# I Need Your Help



## iNeedYourHelp (Aug 1, 2011)

Hello.  My name is David and I need your help.  Last October my daughter died unexpectedly at the age of 9 months.  You can read more about her story here (http://www.ellieslight.com/  click on Ellie's Story).  She was amazing.  One of the best things in my life.  Now she is gone, and this is where I need your help.

My wife found a lady in Australia who takes pictures of names written in the sand, and had her do one for Ellie.  She loves it.  I have been sending out emails to people I know all over the world to do this and send them to me so I can make a book of pictures for my wife for Christmas.  They don't have to be just pictures in the sand though.  Here are a couple samples I've gotten so far.  http://ellienamepics.blogspot.com/  If you would be willing, please take pictures and email them to me at ellienamepics@gmail.com or post them on here and with your permission I will save them.  Also, PLEASE be sure to put where they were taken!  

Thank you very much!!!


----------



## Kerbouchard (Aug 1, 2011)

That's a really neat idea.

I'm sorry for your loss and would be honored to contribute.  Be sure you check back on this thread.  I'll definitely post something.


----------



## PhotoTish (Aug 1, 2011)

I have booked marked your post and will try and send you some photos from this side of the pond.


----------



## iNeedYourHelp (Aug 1, 2011)

Thanks to both of you.  Please pass it on to anybody that might not otherwise see it here.  I sincerely appreciate any help!


----------



## Quentin_Moyer (Aug 1, 2011)

I'll be sure to help out, too. Such a tragic story, I can't begin to imagine the grief.


----------



## tirediron (Aug 2, 2011)

Can't promise I'll be at the beach any time soon, but if I am, I'll be happy to add to the collection.


----------



## iNeedYourHelp (Aug 2, 2011)

tirediron said:


> Can't promise I'll be at the beach any time soon, but if I am, I'll be happy to add to the collection.

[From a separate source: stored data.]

template <int VEC>
__global__ __launch_bounds__(256) void keras_dense_sweep_kernel(float* __restrict__ w,
                                                                float* __restrict__ m,
                                                                float* __restrict__ v, int64_t n_rows,
                                                                int dim, rs_adam_params p,
                                                                const uint32_t* __restrict__ bitmap) {
  const int64_t chunks_per_row = dim / VEC;
  const int64_t total = n_rows * chunks_per_row;
  int64_t i = blockIdx.x * (int64_t)blockDim.x + threadIdx.x;
  const int64_t stride = (int64_t)gridDim.x * blockDim.x;
  for (; i < total; i += stride) {
    int64_t row = i / chunks_per_row;
    if ((bitmap[row >> 5] >> (row & 31)) & 1u) continue;
    int64_t off = i * VEC;
    float ww[VEC], mm[VEC], vv[VEC];
    RowIO<VEC>::load(m + off, mm);
    RowIO<VEC>::load(v + off, vv);
    if (keras_state_zero<VEC>(mm, vv)) continue;
    RowIO<VEC>::load(w + off, ww);
#pragma unroll
    for (int e = 0; e < VEC; ++e) keras_decay(ww[e], mm[e], vv[e], p.lr, p.beta1, p.beta2, p.epsilon);
    RowIO<VEC>::store(w + off, ww);
    RowIO<VEC>::store(m + off, mm);
    RowIO<VEC>::store(v + off, vv);
  }
}

template <int VEC>
__device__ __forceinline__ void keras_replay_row(float* w, float* m, float* v, int64_t r, int dim,
                                                 int gl, int lpr, int32_t from, int32_t to,
                                                 const float* lr_hist, float b1, float b2,
                                                 float eps) {
  for (int col = gl * VEC; col < dim; col += lpr * VEC) {
    const int64_t off = r * dim + col;
    float ww[VEC], mm[VEC], vv[VEC];
    RowIO<VEC>::load(m + off, mm);
    RowIO<VEC>::load(v + off, vv);
    if (keras_state_zero<VEC>(mm, vv)) continue;
    RowIO<VEC>::load(w + off, ww);
    for (int32_t st = from; st <= to; ++st) {
      const float lr = lr_hist[st];
#pragma unroll
      for (int e = 0; e < VEC; ++e) keras_decay(ww[e], mm[e], vv[e], lr, b1, b2, eps);
    }
    RowIO<VEC>::store(w + off, ww);
    RowIO<VEC>::store(m + off, mm);
    RowIO<VEC>::store(v + off, vv);
  }
}

template <int VEC>
__global__ __launch_bounds__(256) void keras_catchup_kernel(
    float* __restrict__ w, float* __restrict__ m, float* __restrict__ v, int32_t* __restrict__ last,
    uint32_t n_rows, int dim, const uint32_t* __restrict__ rows, int64_t n,
    const float* __restrict__ lr_hist, int32_t step, float b1, float b2, float eps, int lpr_log2) {
  const int lpr = 1 << lpr_log2;
  const int gl = threadIdx.x & (lpr - 1);
  const int64_t stride = ((int64_t)gridDim.x * blockDim.x) >> lpr_log2;
  for (int64_t i = ((int64_t)blockIdx.x * blockDim.x + threadIdx.x) >> lpr_log2; i < n; i += stride) {
    const uint32_t r = rows[i];
    if (r >= n_rows || (i > 0 && rows[i - 1] == r)) continue;
    const int32_t l0 = last[r];
    if (l0 + 1 <= step - 1)
      keras_replay_row<VEC>(w, m, v, r, dim, gl, lpr, l0 + 1, step - 1, lr_hist, b1, b2, eps);
    if (gl == 0) last[r] = step - 1;
  }
}

__global__ __launch_bounds__(256) void keras_mark_kernel(int32_t* __restrict__ last, uint32_t n_rows,
                                                          const uint32_t* __restrict__ rows,
                                                          int64_t n, int32_t step) {
  for (int64_t i = (int64_t)blockIdx.x * blockDim.x + threadIdx.x; i < n;
       i += (int64_t)gridDim.x * blockDim.x) {
    const uint32_t r = rows[i];
    if (r < n_rows && (i == 0 || rows[i - 1] != r)) last[r] = step;
  }
}

template <int VEC>
__global__ __launch_bounds__(256) void keras_materialize_kernel(
    float* __restrict__ w, float* __restrict__ m, float* __restrict__ v, int32_t* __restrict__ last,
    int64_t n_rows, int dim, const float* __restrict__ lr_hist, int32_t step, float b1, float b2,
    float eps, int lpr_log2) {
  const int lpr = 1 << lpr_log2;
  const int gl = threadIdx.x & (lpr - 1);
  const int64_t stride = ((int64_t)gridDim.x * blockDim.x) >> lpr_log2;
  for (int64_t r = ((int64_t)blockIdx.x * blockDim.x + threadIdx.x) >> lpr_log2; r < n_rows; r += stride) {
    const int32_t l0 = last[r];
    if (l0 + 1 <= step)
      keras_replay_row<VEC>(w, m, v, r, dim, gl, lpr, l0 + 1, step, lr_hist, b1, b2, eps);
    if (gl == 0) last[r] = step;
  }
}

template <template <int, int> class K>
struct Noop {};

#define RS_DISPATCH_VEC_CPL(geom, CALL)                                   \
  do {                                                                    \
    switch ((geom).vec * 100 + (geom).cpl) {                              \
      case 401: { constexpr int VEC = 4, CPL = 1; CALL; } break;          \
      case 402: { constexpr int VEC = 4, CPL = 2; CALL; } break;          \
      case 404: { constexpr int VEC = 4, CPL = 4; CALL; } break;          \
      case 408: { constexpr int VEC = 4, CPL = 8; CALL; } break;          \
      case 201: { constexpr int VEC = 2, CPL = 1; CALL; } break;          \
      case 202: { constexpr int VEC = 2, CPL = 2; CALL; } break;          \
      case 204: { constexpr int VEC = 2, CPL = 4; CALL; } break;          \
      case 101: { constexpr int VEC = 1, CPL = 1; CALL; } break;          \
      case 102: { constexpr int VEC = 1, CPL = 2; CALL; } break;          \
      case 104: { constexpr int VEC = 1, CPL = 4; CALL; } break;          \
      default:                                                            \
        set_error("row geometry vec=%d cpl=%d unsupported (dim too large)", (geom).vec, (geom).cpl); \
        return RS_E_UNSUPPORTED;                                          \
    }                                                                     \
  } while (0)

__global__ __launch_bounds__(256) void keras_bitmap_mark_kernel(const uint32_t* __restrict__ keys,
                                                               int64_t n, uint32_t n_rows,
                                                               uint32_t* __restrict__ bitmap) {
  for (int64_t k = (int64_t)blockIdx.x * 256 + threadIdx.x; k < n; k += (int64_t)gridDim.x * 256) {
    const uint32_t row = keys[k];
    if (row < n_rows && (k == 0 || keys[k - 1] != row)) atomicOr(bitmap + (row >> 5), 1u << (row & 31));
  }
}

#ifndef RS_SGD_QUEUE
#define RS_SGD_QUEUE 2
#endif

static int32_t launch_segments(int opt, const uint32_t* keys, const int32_t* pos, int64_t n,
                               int64_t n_rows, const float* grad, const ApplyArgs& a,
                               const RowGeom& geom, hipStream_t st) {
  const int64_t n_tiles = ceil_div(n, RS_DEDUP_TILE);
  const int gpb = 256 >> geom.lpr_log2;
  const int64_t blocks = ceil_div(n_tiles, gpb);
  if (blocks == 0) return RS_OK;
  static int cus = 0;
  if (!cus) {
    int dev = 0;
    if (hipGetDevice(&dev) != hipSuccess ||
        hipDeviceGetAttribute(&cus, hipDeviceAttributeMultiprocessorCount, dev) != hipSuccess)
      cus = 256;
  }
  const int64_t walk_blocks = std::min<int64_t>(blocks, (int64_t)cus * kApplyBlocksPerCU);
#ifndef RS_NO_T32
  const bool t32 = geom.vec == 4 && geom.cpl == 1 && geom.lpr_log2 == 5 && RS_DEDUP_TILE == 32;
#else
  const bool t32 = false;
#endif
#ifndef RS_NO_G32
  const bool g32 = t32;
#else
  const bool g32 = false;
#endif
  if (a.key_lo && !g32) {
    set_error("a key range needs the D = 128 group walk (16-byte aligned rows)");
    return RS_E_UNSUPPORTED;
  }
#define RS_SEG_LAUNCH(OPTV)                                                                     \
  RS_DISPATCH_VEC_CPL(geom, ({                                                                  \
    if (g32) {                                                                                  \
      if (OPTV == OPT_SGD)                                                                      \
        seg_group32_kernel<OPTV, RS_SGD_QUEUE><<<ceil_div(n_tiles, 32), 1024, 0, st>>>(         \
            keys, pos, n, (uint32_t)n_rows, grad, a, n_tiles);                                  \
      else                                                                                      \
        seg_group32_kernel<OPTV><<<ceil_div(n_tiles, 32), 1024, 0, st>>>(keys, pos, n,          \
                                                                     (uint32_t)n_rows, grad, a, \
                                                                     n_tiles);                  \
    } else {                                                                                    \
      if (t32)                                                                                  \
        seg_tile32_kernel<OPTV><<<ceil_div(n_tiles, 8), 256, 0, st>>>(       \
            keys, pos, n, (uint32_t)n_rows, grad, a, n_tiles);                                  \
      else                                                                                      \
        seg_tile_kernel<OPTV, VEC, CPL><<<walk_blocks, 256, 0, st>>>(                           \
            keys, pos, n, (uint32_t)n_rows, grad, a, geom.lpr_log2, n_tiles);                   \
      seg_chunk_kernel<VEC, CPL><<<blocks, 256, 0, st>>>(keys, n, (uint32_t)n_rows, a,          \
                                                         geom.lpr_log2, n_tiles, a.chunk);      \
    }                                                                                           \
    if (g32)                                                                                    \
      seg_fixup_sweep_kernel<OPTV><<<(unsigned)std::min<int64_t>(ceil_div(n_tiles, 256), 1024),  \
                                     256, 0, st>>>(keys, a, n_tiles, a.chunk);                  \
    else                                                                                        \
      seg_fixup_wave_kernel<OPTV, VEC, CPL><<<(unsigned)ceil_div(n_tiles, 4), 256, 0, st>>>(    \
          keys, a, geom.lpr_log2, n_tiles, a.chunk);                                            \
  }))
  switch (opt) {
    case OPT_SGD: RS_SEG_LAUNCH(OPT_SGD); break;
    case OPT_LAZY: RS_SEG_LAUNCH(OPT_LAZY); break;
    case OPT_ADAGRAD: RS_SEG_LAUNCH(OPT_ADAGRAD); break;
    case OPT_ROWWISE: RS_SEG_LAUNCH(OPT_ROWWISE); break;
    case OPT_KERAS:
      RS_SEG_LAUNCH(OPT_KERAS);
      keras_bitmap_mark_kernel<<<(unsigned)std::min<int64_t>(ceil_div(n, 256), 2048), 256, 0, st>>>(
          keys, n, (uint32_t)n_rows, a.bitmap);
      break;
    case OPT_EMIT: RS_SEG_LAUNCH(OPT_EMIT); break;
    case OPT_DENSE: RS_SEG_LAUNCH(OPT_DENSE); break;
    default: set_error("unknown optimizer %d", opt); return RS_E_INVALID;
  }
#undef RS_SEG_LAUNCH
  RS_CHECK_LAUNCH();
  return RS_OK;
}

}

Again, they don't HAVE to be beach pictures. If you look at the website with the samples you will see .... but thank you either way


----------



## shortpants (Aug 2, 2011)

I'm sorry for your loss  

I'm going to the beach tomorrow.


----------



## RauschPhotography (Aug 2, 2011)

I am so very sorry for your loss! I'll try my best to contribute


----------



## Robin Usagani (Aug 2, 2011)

I will contribute.  For sure I will take some tomorrow night!.  I got ideas brewing already! I am sorry for your lost!  The good news is, you have another angel watching over you!


----------



## iNeedYourHelp (Aug 2, 2011)

Thanks to everybody!  I hope you come through.  I don't want to get my hopes up but i'm looking forward to seeing what you come up with!!!


----------



## PhotoTish (Aug 2, 2011)

Probably won't be until the weekend for me.  I am planning to be near the Tower of London so hopefully can get a couple of nice shots for you then.  :thumbup:


----------



## iNeedYourHelp (Aug 2, 2011)

PhotoTish said:


> Probably won't be until the weekend for me. I am planning to be near the Tower of London so hopefully can get a couple of nice shots for you then. :thumbup:



That would be amazing!


----------



## OrionsByte (Aug 2, 2011)

I assume there's no time limit on this?  I'm taking my daughter camping next weekend and could probably come up with something there.


----------



## iNeedYourHelp (Aug 2, 2011)

OrionsByte said:


> I assume there's no time limit on this? I'm taking my daughter camping next weekend and could probably come up with something there.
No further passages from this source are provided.